As aplicações lean na área da saúde têm também contribuído para melhoria do aspecto financeiro, reduzindo custos, aumentando a produtividade, reduzindo estoques, melhorando o fluxo de caixa, reduzindo não pagamentos por erros em documentos, etc.

Somente organizações com equilíbrio financeiro podem prestar um serviço de qualidade. Em vez de tradicionais cortes indiscriminados de custos, o lean pode contribuir para esse equilíbrio pela melhoria de processos e eliminação de desperdícios.

Melhorias significativas dependem de toda a cadeia de valor

Os casos mostraram resultados em diversas áreas: prontos-socorros, centros cirúrgicos, centros de terapia intensiva, setores de farmácia, ambulatórios, exames clínicos, laboratórios, processamento de guias, faturamento etc. Mas ainda temos um longo caminho pela frente. Pouquíssimos hospitais no Brasil despertaram para o poder que os conceitos e técnicas lean pode ter diante da necessidade premente de melhorarmos a gestão no setor.
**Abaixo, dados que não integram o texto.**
template <int BM, int BN, int BK, int KS, int WGM = 2, int WGN = 2, bool ROWEPI = false, int TICKET = 0, int MF = 32>
__global__ __launch_bounds__(64 * WGM * WGN * KS) void k_conv_gemm(ConvGemm p, int ntn, int fl) {
#if defined(__HIP_DEVICE_COMPILE__)
  constexpr int NW = WGM * WGN;
  constexpr int WM = BM / WGM, WN = BN / WGN;
  constexpr int TM = WM / MF, TN = WN / MF;
  constexpr int NR = MF == 32 ? 16 : 4;
  constexpr int LG = 64 / MF;
  constexpr int KG = 4 * LG;
  constexpr int CPR = BK / 4;
  constexpr int RPI = 64 / CPR;
  static_assert(MF == 32 || MF == 16, "MFMA tile edge");
  static_assert(TM >= 1 && TN >= 1 && WM % MF == 0 && WN % MF == 0 && BM % RPI == 0 && BN % RPI == 0 && BK % KG == 0, "tile / wave-grid geometry");
  constexpr int FSH = (BK == 64) ? 0 : (BK == 32) ? 1 : 2;
  constexpr int FMSK = CPR - 1;
  static_assert(BK == 64 || BK == 32 || BK == 16, "BK");
  constexpr int EPR = 2 * BK;
  constexpr int NPASS = (BM + EPR - 1) / EPR;
  static_assert(!ROWEPI || (KS == 1 && BN % 256 == 0 && (BM % EPR) % NW == 0 && (BM < EPR || EPR % NW == 0)), "row epilogue: every pass's rows divide over the waves");
  static_assert(!(ROWEPI && TICKET), "a full-row tile needs no ticket");
  using acc_t = typename std::conditional<MF == 32, f32x16, f32x4>::type;
  constexpr bool ACC2 = TM * TN * NR <= 32;

  __shared__ __attribute__((aligned(16))) float As0[KS * BM * BK];
  __shared__ __attribute__((aligned(16))) float As1[KS * BM * BK];
  __shared__ __attribute__((aligned(16))) float Bs0[KS * BN * BK];
  __shared__ __attribute__((aligned(16))) float Bs1[KS * BN * BK];

  const int nblk = gridDim.x, bid = blockIdx.x;
  const int q8 = nblk >> 3, r8 = nblk & 7, xcd = bid & 7;
  int pos = (xcd < r8 ? xcd * (q8 + 1) : r8 * (q8 + 1) + (xcd - r8) * q8) + (bid >> 3);
  const int ntm = nblk / ntn, mq = ntm >> 3, mr = ntm & 7;
  int tile_m = 0, tile_n = 0, mstart = 0;
  for (int x = 0; x < 8; ++x) {
    const int gm = mq + (x < mr ? 1 : 0), gsz = gm * ntn;
    if (pos < gsz) {
      tile_n = pos / gm;
      tile_m = mstart + pos % gm;
      break;
    }
    pos -= gsz;
    mstart += gm;
  }
  const int m0 = tile_m * BM, n0 = tile_n * BN;

  const int tid = threadIdx.x, lane = tid & 63;
  const int wall = __builtin_amdgcn_readfirstlane(tid >> 6);
  const int grp = wall / NW, wid = wall % NW;
  const int wm0 = (wid / WGN) * WM, wn0 = (wid % WGN) * WN;

  const int Kt = p.ldw ? p.ldw : p.KW * p.Cin;
  const int cpj = p.Cin / BK;
  const int nch = p.KW * cpj;

  const __amdgpu_buffer_rsrc_t rsA = __builtin_amdgcn_make_buffer_rsrc(
      (void*)(p.X + ((ptrdiff_t)m0 - p.pad) * p.ldx), (short)0, 0x7FFFFFFF, 0x00020000);
  const __amdgpu_buffer_rsrc_t rsB =
      __builtin_amdgcn_make_buffer_rsrc((void*)(p.W + (size_t)n0 * Kt), (short)0, 0x7FFFFFFF, 0x00020000);

  constexpr int TOTA = BM / RPI, TOTB = BN / RPI;
  constexpr int IA = (TOTA + NW - 1) / NW, IB = (TOTB + NW - 1) / NW;
  constexpr bool A_EVEN = TOTA % NW == 0, B_EVEN = TOTB % NW == 0;
  const int lr = lane / CPR, ls = lane % CPR;
  auto ea = [&](int i) { return A_EVEN ? wid * IA + i : i * NW + wid; };
  auto eb = [&](int i) { return B_EVEN ? wid * IB + i : i * NW + wid; };
  int a_base[IA];
  unsigned a_jlo[IA], a_jn[IA];
#pragma unroll
  for (int i = 0; i < IA; ++i) {
    const int r = ea(i) * RPI + lr;
    const int m = m0 + r;
    int t = -1, sw = p.S;
    if (m < p.M) {
      const int mg = m + p.m_base;
      if (p.rm.row_t) { t = p.rm.row_t[mg]; sw = p.rm.row_w[mg]; }
      else t = mg % p.S;
    }
    a_base[i] = (r * p.ldx + (ls ^ ((r >> FSH) & FMSK)) * 4) * 4;
    const int jlo = max(0, p.pad - t), jhi = min(p.KW, sw + p.pad - t);
    a_jlo[i] = (unsigned)jlo;
    a_jn[i] = (t >= 0 && jhi > jlo) ? (unsigned)(jhi - jlo) : 0u;
  }
  int vb[IB];
#pragma unroll
  for (int i = 0; i < IB; ++i) {
    const int r = eb(i) * RPI + lr;
    vb[i] = (n0 + r < p.N) ? (r * Kt + (ls ^ ((r >> FSH) & FMSK)) * 4) * 4 : OOR;
  }
  auto dma_chunk = [&](float* As, float* Bs, int ch) {
    const int cc = ch / p.KW, j = ch - cc * p.KW;
    const int soA = (cc * BK + j * p.ldx) * 4, soB = (j * p.Cin + cc * BK) * 4;
#pragma unroll
    for (int i = 0; i < IA; ++i) {
      const int va = ((unsigned)j - a_jlo[i] < a_jn[i]) ? a_base[i] : OOR;
      if (A_EVEN || ea(i) < TOTA)
        __builtin_amdgcn_raw_ptr_buffer_load_lds(rsA, (lds_ptr_t)&As[ea(i) * RPI * BK], 16, va, soA, 0, 0);
    }
#pragma unroll
    for (int i = 0; i < IB; ++i) {
      if (B_EVEN || eb(i) < TOTB)
        __builtin_amdgcn_raw_ptr_buffer_load_lds(rsB, (lds_ptr_t)&Bs[eb(i) * RPI * BK], 16, vb[i], soB, 0, 0);
    }
  };

  acc_t acc[TM][TN];
#pragma unroll
  for (int mi = 0; mi < TM; ++mi)
#pragma unroll
    for (int ni = 0; ni < TN; ++ni)
#pragma unroll
      for (int r = 0; r < NR; ++r) acc[mi][ni][r] = 0.f;
  [[maybe_unused]] acc_t tot[ACC2 ? TM : 1][ACC2 ? TN : 1];
  if constexpr (ACC2) {
#pragma unroll
    for (int mi = 0; mi < TM; ++mi)
#pragma unroll
      for (int ni = 0; ni < TN; ++ni)
#pragma unroll
        for (int r = 0; r < NR; ++r) tot[mi][ni][r] = 0.f;
  }

  [[maybe_unused]] float bvp[TN];
  if constexpr (KS == 1) {
#pragma unroll
    for (int ni = 0; ni < TN; ++ni) {
      const int n = n0 + wn0 + ni * MF + (lane & (MF - 1));
      bvp[ni] = (p.bias && n < p.N) ? p.bias[n] : 0.f;
    }
  }

  const int frow = lane & (MF - 1), fh = lane / MF;
  int foff[BK / KG];
#pragma unroll
  for (int g = 0; g < BK / KG; ++g) foff[g] = frow * BK + (((LG * g + fh) ^ ((frow >> FSH) & FMSK)) * 4);

  float* const A0 = As0 + grp * BM * BK;
  float* const A1 = As1 + grp * BM * BK;
  float* const B0 = Bs0 + grp * BN * BK;
  float* const B1 = Bs1 + grp * BN * BK;

  const int nsteps = (nch + KS - 1) / KS;
  if (grp < nch) dma_chunk(A0, B0, grp);
  __syncthreads();

  auto step = [&](auto fresh_c, int st, const float* Ac, const float* Bc, float* An, float* Bn) {
    constexpr bool FRESH = decltype(fresh_c)::value;
    const acc_t zero = {};
    const int ch = st * KS + grp;
    if (ch + KS < nch) dma_chunk(An, Bn, ch + KS);
    if (KS == 1 || ch < nch) {
      const float* as = Ac + wm0 * BK;
      const float* bs = Bc + wn0 * BK;
#pragma unroll
      for (int g = 0; g < BK / KG; ++g) {
        if constexpr (MF == 32) {
          f32x4 a[TM], b[TN];
#pragma unroll
          for (int mi = 0; mi < TM; ++mi) a[mi] = *reinterpret_cast<const f32x4*>(as + mi * 32 * BK + foff[g]);
#pragma unroll
          for (int ni = 0; ni < TN; ++ni) b[ni] = *reinterpret_cast<const f32x4*>(bs + ni * 32 * BK + foff[g]);
#pragma unroll
          for (int e = 0; e < 4; ++e)
#pragma unroll
            for (int mi = 0; mi < TM; ++mi)
#pragma unroll
              for (int ni = 0; ni < TN; ++ni)
                acc[mi][ni] = __builtin_amdgcn_mfma_f32_32x32x2f32(a[mi][e], b[ni][e], (FRESH && g == 0 && e == 0) ? zero : acc[mi][ni], 0, 0, 0);
        } else {
          f32x4 b[TN];
#pragma unroll
          for (int ni = 0; ni < TN; ++ni) b[ni] = *reinterpret_cast<const f32x4*>(bs + ni * 16 * BK + foff[g]);
#pragma unroll
          for (int mi = 0; mi < TM; ++mi) {
            const f32x4 a = *reinterpret_cast<const f32x4*>(as + mi * 16 * BK + foff[g]);
#pragma unroll
            for (int e = 0; e < 4; ++e)
#pragma unroll
              for (int ni = 0; ni < TN; ++ni)
                acc[mi][ni] = __builtin_amdgcn_mfma_f32_16x16x4f32(a[e], b[ni][e], (FRESH && g == 0 && e == 0) ? zero : acc[mi][ni], 0, 0, 0);
          }
        }
      }
    } else if constexpr (FRESH) {
#pragma unroll
      for (int mi = 0; mi < TM; ++mi)
#pragma unroll
        for (int ni = 0; ni < TN; ++ni) acc[mi][ni] = zero;
    }
    __syncthreads();
  };
  int due = fl;
  bool fresh = false;
  constexpr std::false_type CONT{};
  constexpr std::true_type OPEN{};
  for (int st = 0; st < nsteps; st += 2) {
    if (ACC2 && fresh) step(OPEN, st, A0, B0, A1, B1);
    else step(CONT, st, A0, B0, A1, B1);
    if (st + 1 < nsteps) step(CONT, st + 1, A1, B1, A0, B0);
    if constexpr (ACC2) {
      due -= 2;
      fresh = due == 0 && st + 2 < nsteps;
      if (fresh) {
        due = fl;
#pragma unroll
        for (int mi = 0; mi < TM; ++mi)
#pragma unroll
          for (int ni = 0; ni < TN; ++ni) tot[mi][ni] += acc[mi][ni];
      }
    }
  }
  if constexpr (ACC2) {
#pragma unroll
    for (int mi = 0; mi < TM; ++mi)
#pragma unroll
      for (int ni = 0; ni < TN; ++ni) acc[mi][ni] = tot[mi][ni] + acc[mi][ni];
  }

  const int ecol = lane & (MF - 1);
  auto crow = [&](int r) { return MF == 32 ? (r & 3) + 8 * (r >> 2) + 4 * (lane >> 5) : r + 4 * (lane >> 4); };
  if constexpr (KS > 1) {
    constexpr int RS = BN + 8, TILE = BM * RS;
    constexpr int PB = (KS * BN * BK) / TILE, PA = (KS * BM * BK) / TILE;
    static_assert(2 * PB + 2 * PA >= KS, "the KS partial tiles must fit the four staging objects, whole tiles per object");
    auto part = [&](int g) -> float* {
      if (g < PB) return Bs0 + g * TILE;
      if (g < 2 * PB) return Bs1 + (g - PB) * TILE;
      if (g < 2 * PB + PA) return As0 + (g - 2 * PB) * TILE;
      return As1 + (g - 2 * PB - PA) * TILE;
    };
    constexpr int NT = 64 * NW * KS, U = BM * BN / 4, UPT = (U + NT - 1) / NT, CPRW = BN / 4;
    f32x4 bia[UPT], res[UPT];
#pragma unroll
    for (int k = 0; k < UPT; ++k) {
      const int u = tid + k * NT, row = u / CPRW, m = m0 + row, n = n0 + (u % CPRW) * 4;
      const bool ok = u < U && m < p.M && n < p.N;
      bia[k] = (ok && p.bias) ? *reinterpret_cast<const f32x4*>(p.bias + n) : f32x4{0.f, 0.f, 0.f, 0.f};
      res[k] = (ok && p.resid) ? *reinterpret_cast<const f32x4*>(p.resid + (size_t)m * p.ldr + n) : f32x4{0.f, 0.f, 0.f, 0.f};
    }
    {
      float* mine = part(grp);
#pragma unroll
      for (int mi = 0; mi < TM; ++mi)
#pragma unroll
        for (int ni = 0; ni < TN; ++ni)
#pragma unroll
          for (int r = 0; r < NR; ++r)
            mine[(wm0 + mi * MF + crow(r)) * RS + wn0 + ni * MF + ecol] = acc[mi][ni][r];
    }
    __syncthreads();
    [[maybe_unused]] const __amdgpu_buffer_rsrc_t rsYs = __builtin_amdgcn_make_buffer_rsrc((void*)p.Y, (short)0, 0x7FFFFFFF, 0x00020000);
#pragma unroll
    for (int k = 0; k < UPT; ++k) {
      const int u = tid + k * NT, row = u / CPRW, c4 = u % CPRW, m = m0 + row, n = n0 + c4 * 4;
      if (u >= U || m >= p.M || n >= p.N) continue;
      f32x4 v = *reinterpret_cast<const f32x4*>(part(0) + row * RS + c4 * 4);
#pragma unroll
      for (int g2 = 1; g2 < KS; ++g2) v += *reinterpret_cast<const f32x4*>(part(g2) + row * RS + c4 * 4);
      v += bia[k];
      if (p.act == ACT_RELU) {
#pragma unroll
        for (int e = 0; e < 4; ++e) v[e] = v[e] > 0.f ? v[e] : 0.f;
      } else if (p.act == ACT_TANH) {
#pragma unroll
        for (int e = 0; e < 4; ++e) v[e] = tanhf(v[e]);
      }
      if (p.resid) v += res[k];
      if constexpr (TICKET != 0) __builtin_amdgcn_raw_buffer_store_b128(__builtin_bit_cast(u32x4g, v), rsYs, (m * p.ldy + n) * 4, 0, 16 );
      else *reinterpret_cast<f32x4*>(p.Y + (size_t)m * p.ldy + n) = v;
    }
  }

  if constexpr (ROWEPI) {
    static_assert(WGM == 1, "full-row tiles put their waves side by side");
    auto trow = [&](int ml) -> float* { return (ml < BK ? Bs0 : Bs1) + (ml % BK) * BN; };
    constexpr int NV = BN / 256;
    f32x4 lng[NV], lnb[NV];
#pragma unroll
    for (int i = 0; i < NV; ++i) {
      lng[i] = *reinterpret_cast<const f32x4*>(p.e.ln_g + lane * 4 + i * 256);
      lnb[i] = *reinterpret_cast<const f32x4*>(p.e.ln_b + lane * 4 + i * 256);
    }
    const RowEpilogue& e2 = p.e;
    auto pass = [&](auto pc) {
      constexpr int P = decltype(pc)::value;
      constexpr int P0 = P * EPR, PR = (BM - P0 < EPR ? BM - P0 : EPR), RPW = PR / NW;
      if constexpr (P > 0) __syncthreads();
      const int mw = m0 + P0 + wid * RPW;
      f32x4 rv[RPW][NV];
#pragma unroll
      for (int rr = 0; rr < RPW; ++rr) {
        const int m = mw + rr;
#pragma unroll
        for (int i = 0; i < NV; ++i) {
          rv[rr][i] = f32x4{0.f, 0.f, 0.f, 0.f};
          if (p.resid && m < p.M) rv[rr][i] = *reinterpret_cast<const f32x4*>(p.resid + (size_t)m * p.ldr + lane * 4 + i * 256);
        }
      }
      int tt[RPW];
      unsigned keep[RPW];
      int mv = mw;
      asm("" : "+v"(mv));
      row_batch_masks<RPW>(p.e, p.M, p.S, mv, 1, tt, keep);
#pragma unroll
      for (int ni = 0; ni < TN; ++ni) {
        const int nl = wn0 + ni * MF + ecol;
        const float bv = bvp[ni];
#pragma unroll
        for (int mi = 0; mi < TM; ++mi) {
          if ((mi * MF) / EPR != P) continue;
#pragma unroll
          for (int r = 0; r < NR; ++r) {
            const int ml = mi * MF + crow(r) - P0;
            float v = acc[mi][ni][r] + bv;
            if (p.act == ACT_RELU) v = v > 0.f ? v : 0.f;
            else if (p.act == ACT_TANH) v = tanhf(v);
            trow(ml)[nl] = v;
          }
        }
      }
      __syncthreads();
      f32x4 v[RPW][NV];
#pragma unroll
      for (int rr = 0; rr < RPW; ++rr)
#pragma unroll
        for (int i = 0; i < NV; ++i) {
          v[rr][i] = *reinterpret_cast<const f32x4*>(trow(wid * RPW + rr) + lane * 4 + i * 256);
          if (p.resid) v[rr][i] += rv[rr][i];
        }
      row_batch_finish<NV, RPW>(v, tt, keep, lane, p.epi, e2, p.M, mv, 1, lng, lnb);
    };
    pass(std::integral_constant<int, 0>{});
    if constexpr (NPASS > 1) pass(std::integral_constant<int, 1>{});
    if constexpr (NPASS > 2) pass(std::integral_constant<int, 2>{});
    if constexpr (NPASS > 3) pass(std::integral_constant<int, 3>{});
    static_assert(NPASS <= 4, "row epilogue: at most 4 parking passes (BM <= 8 BK)");
  } else {
    if constexpr (KS == 1) {
#pragma unroll
    for (int ni = 0; ni < TN; ++ni) {
      const int n = n0 + wn0 + ni * MF + ecol;
      if (n >= p.N) continue;
      const float bv = bvp[ni];
#pragma unroll
      for (int mi = 0; mi < TM; ++mi) {
        float rs[NR];
#pragma unroll
        for (int r = 0; r < NR; ++r) {
          const int m = m0 + wm0 + mi * MF + crow(r);
          rs[r] = (p.resid && m < p.M) ? p.resid[(size_t)m * p.ldr + n] : 0.f;
        }
#pragma unroll
        for (int r = 0; r < NR; ++r) {
          const int m = m0 + wm0 + mi * MF + crow(r);
          if (m >= p.M) continue;
          float v = acc[mi][ni][r] + bv;
          if (p.act == ACT_RELU) v = v > 0.f ? v : 0.f;
          else if (p.act == ACT_TANH) v = tanhf(v);
          if (p.resid) v += rs[r];
          if constexpr (TICKET) __hip_atomic_store(p.Y + (size_t)m * p.ldy + n, v, __ATOMIC_RELAXED, __HIP_MEMORY_SCOPE_AGENT);
          else p.Y[(size_t)m * p.ldy + n] = v;
        }
      }
    }
    }
    if constexpr (TICKET) {
      constexpr int NWALL = NW * KS;
      asm volatile("s_waitcnt vmcnt(0)" ::: "memory");
      __syncthreads();
      int* const last = reinterpret_cast<int*>(As0);
      if (tid == 0) *last = __hip_atomic_fetch_add(p.e.ticket + tile_m, 1, __ATOMIC_RELAXED, __HIP_MEMORY_SCOPE_AGENT) == ntn - 1;
      __syncthreads();
      if (!*last) return;
      const __amdgpu_buffer_rsrc_t rsY = __builtin_amdgcn_make_buffer_rsrc((void*)p.Y, (short)0, p.M * p.ldy * 4, 0x00020000);
      constexpr int RPW = BM / NWALL, RB = RPW < 8 ? RPW : 8;
      static_assert(BM % NWALL == 0 && RPW % RB == 0, "rows divide evenly over the waves");
#pragma unroll
      for (int j0 = 0; j0 < RPW; j0 += RB)
        row_epilogue_batch<TICKET, RB>(rsY, p.ldy, lane, p.epi, p.e, p.M, p.S, m0 + wall + j0 * NWALL, NWALL);
    }
  }
#endif
}
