@@ -530,8 +556,14 @@
             if (mel_status st = check_launch("plan_scan")) return st;
         }
         fused_enc = table && !sp && !(w->tables && w->tables_nodes == n);
+        fused_table = fused_enc && table_fuses(w) && !gemm_tuning().no_fused_table;
         const PlanListsArgs pa{obs, (int)bs, n, obs_stride, node_cols, L.plan, row_offsets_out, tconv ? 0 : 1, inline_scan, table ? T : 0};
-        if (fused_enc) {
+        if (fused_table) {
+            const TableArgs ta = fused_table_args(w, pw, n, FeatureTables{L.h0, L.xl1, L.xr1});
+            const int tiles = table_items(ta);
+            if (n > 64) MEL_LAUNCH((plan_enc_kernel<2, true>), dim3(tiles + (int)((bs + 3) / 4)), dim3(256), 0, s, pa, ta, tiles);
+            else MEL_LAUNCH((plan_enc_kernel<1, true>), dim3(tiles + (int)((bs + 3) / 4)), dim3(256), 0, s, pa, ta, tiles);
+        } else if (fused_enc) {
             GemmArgs g;
             g.feat_domain = 1, g.in_dim = w->in_dim, g.enc_w = w->encoder.layer[0].weight, g.enc_b = w->encoder.layer[0].bias;
             g.W = bf ? w->encoder.layer[1].weight : pw.enc1, g.bias = w->encoder.layer[1].bias, g.y_bf16 = bf;
@@ -564,6 +596,7 @@
     FeatureTables ft{L.h0, L.xl1, L.xr1};
     if (table) {
         if (w->tables && w->tables_nodes == n) ft = carve_tables(w, n, const_cast<void*>(w->tables), nullptr);
+        else if (fused_table) {}
         else if (mel_status st = run_feature_tables(w, pw, n, ft, s, fused_enc)) return st;
     }
     {
@@ -644,6 +677,14 @@
     (void)hipMemcpyFromSymbol(out8, HIP_SYMBOL(g_gemm_prof), 8 * sizeof(unsigned long long));
     unsigned long long z[8] = {0};
     (void)hipMemcpyToSymbol(HIP_SYMBOL(g_gemm_prof), z, sizeof(z));
+}
+#endif
+#ifdef MEL_TABLE_PROF
+void mel_debug_table_prof(unsigned long long* out8) {
+    (void)hipDeviceSynchronize();
+    (void)hipMemcpyFromSymbol(out8, HIP_SYMBOL(g_table_prof), 8 * sizeof(unsigned long long));
+    unsigned long long z[8] = {0};
+    (void)hipMemcpyToSymbol(HIP_SYMBOL(g_table_prof), z, sizeof(z));
 }
 #endif
 #ifdef MEL_SPLIT_PROF
@@ -708,6 +749,23 @@
     FwdLayout none{};
     if (mel_status st = resolve_projections(w, none, pw, pw_alt, s)) return st;
     return run_feature_tables(w, pw, n_nodes, carve_tables(w, n_nodes, tables, nullptr), s);
+}
+
+mel_status mel_feature_tables_fused(const mel_weights* w, int32_t n_nodes, void* tables, size_t bytes, void* stream) {
+    if (mel_status st = validate(w, w ? w->model : 0, 1, n_nodes, n_nodes * ((w ? w->in_dim : 5) + 3), false)) return st;
+    if (!table_fuses(w)) return fail(MEL_ERR_UNSUPPORTED, "the one-launch table is built for GATv2 L-DGN at f32 / f32-auto precision, hidden = %d", TBL_HIDDEN);
+    const size_t need = mel_feature_tables_bytes(w, n_nodes);
+    if (!tables || bytes < need) return fail(MEL_ERR_WORKSPACE, "feature-table buffer %zu < %zu bytes", bytes, need);
+    if (w->precision != MEL_PREC_F32 && !w->prepared)
+        return fail(MEL_ERR_INVALID_ARG, "bf16 / split precision: prepare the weights first (mel_prepare_weights)");
+    clear_stale_error();
+    hipStream_t s = static_cast<hipStream_t>(stream);
+    ProjWeights pw, pw_alt;
+    FwdLayout none{};
+    if (mel_status st = resolve_projections(w, none, pw, pw_alt, s)) return st;
+    const TableArgs ta = fused_table_args(w, pw, n_nodes, carve_tables(w, n_nodes, tables, nullptr));
+    MEL_LAUNCH(table_fused_kernel, dim3(table_items(ta)), dim3(256), 0, s, ta);
+    return check_launch("feature tables, one launch");
 }
 
 mel_status mel_prepare_weights(const mel_weights* w, void* prepared, size_t bytes, void* stream) {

Os aprendizados acumulados com essas primeiras iniciativas criam uma base para aplicações mais amplas no futuro, seja dentro das organizações, seja conectando os diversos agentes. O avanço depende da articulação de iniciativas entre todos envolvidos dessa complexa cadeia de valor: governos, seguradoras, entidades mantenedoras, hospitais, universidades e associações médicas.

Somente assim poderemos, através do aprendizado coletivo, melhorar o cuidado com a saúde em todas as suas etapas: prevenção, detecção, diagnóstico, terapia e acompanhamento, otimizando e integrando todos os fluxos: pacientes, familiares, provedores, medicações, informações, fornecedores e equipamentos.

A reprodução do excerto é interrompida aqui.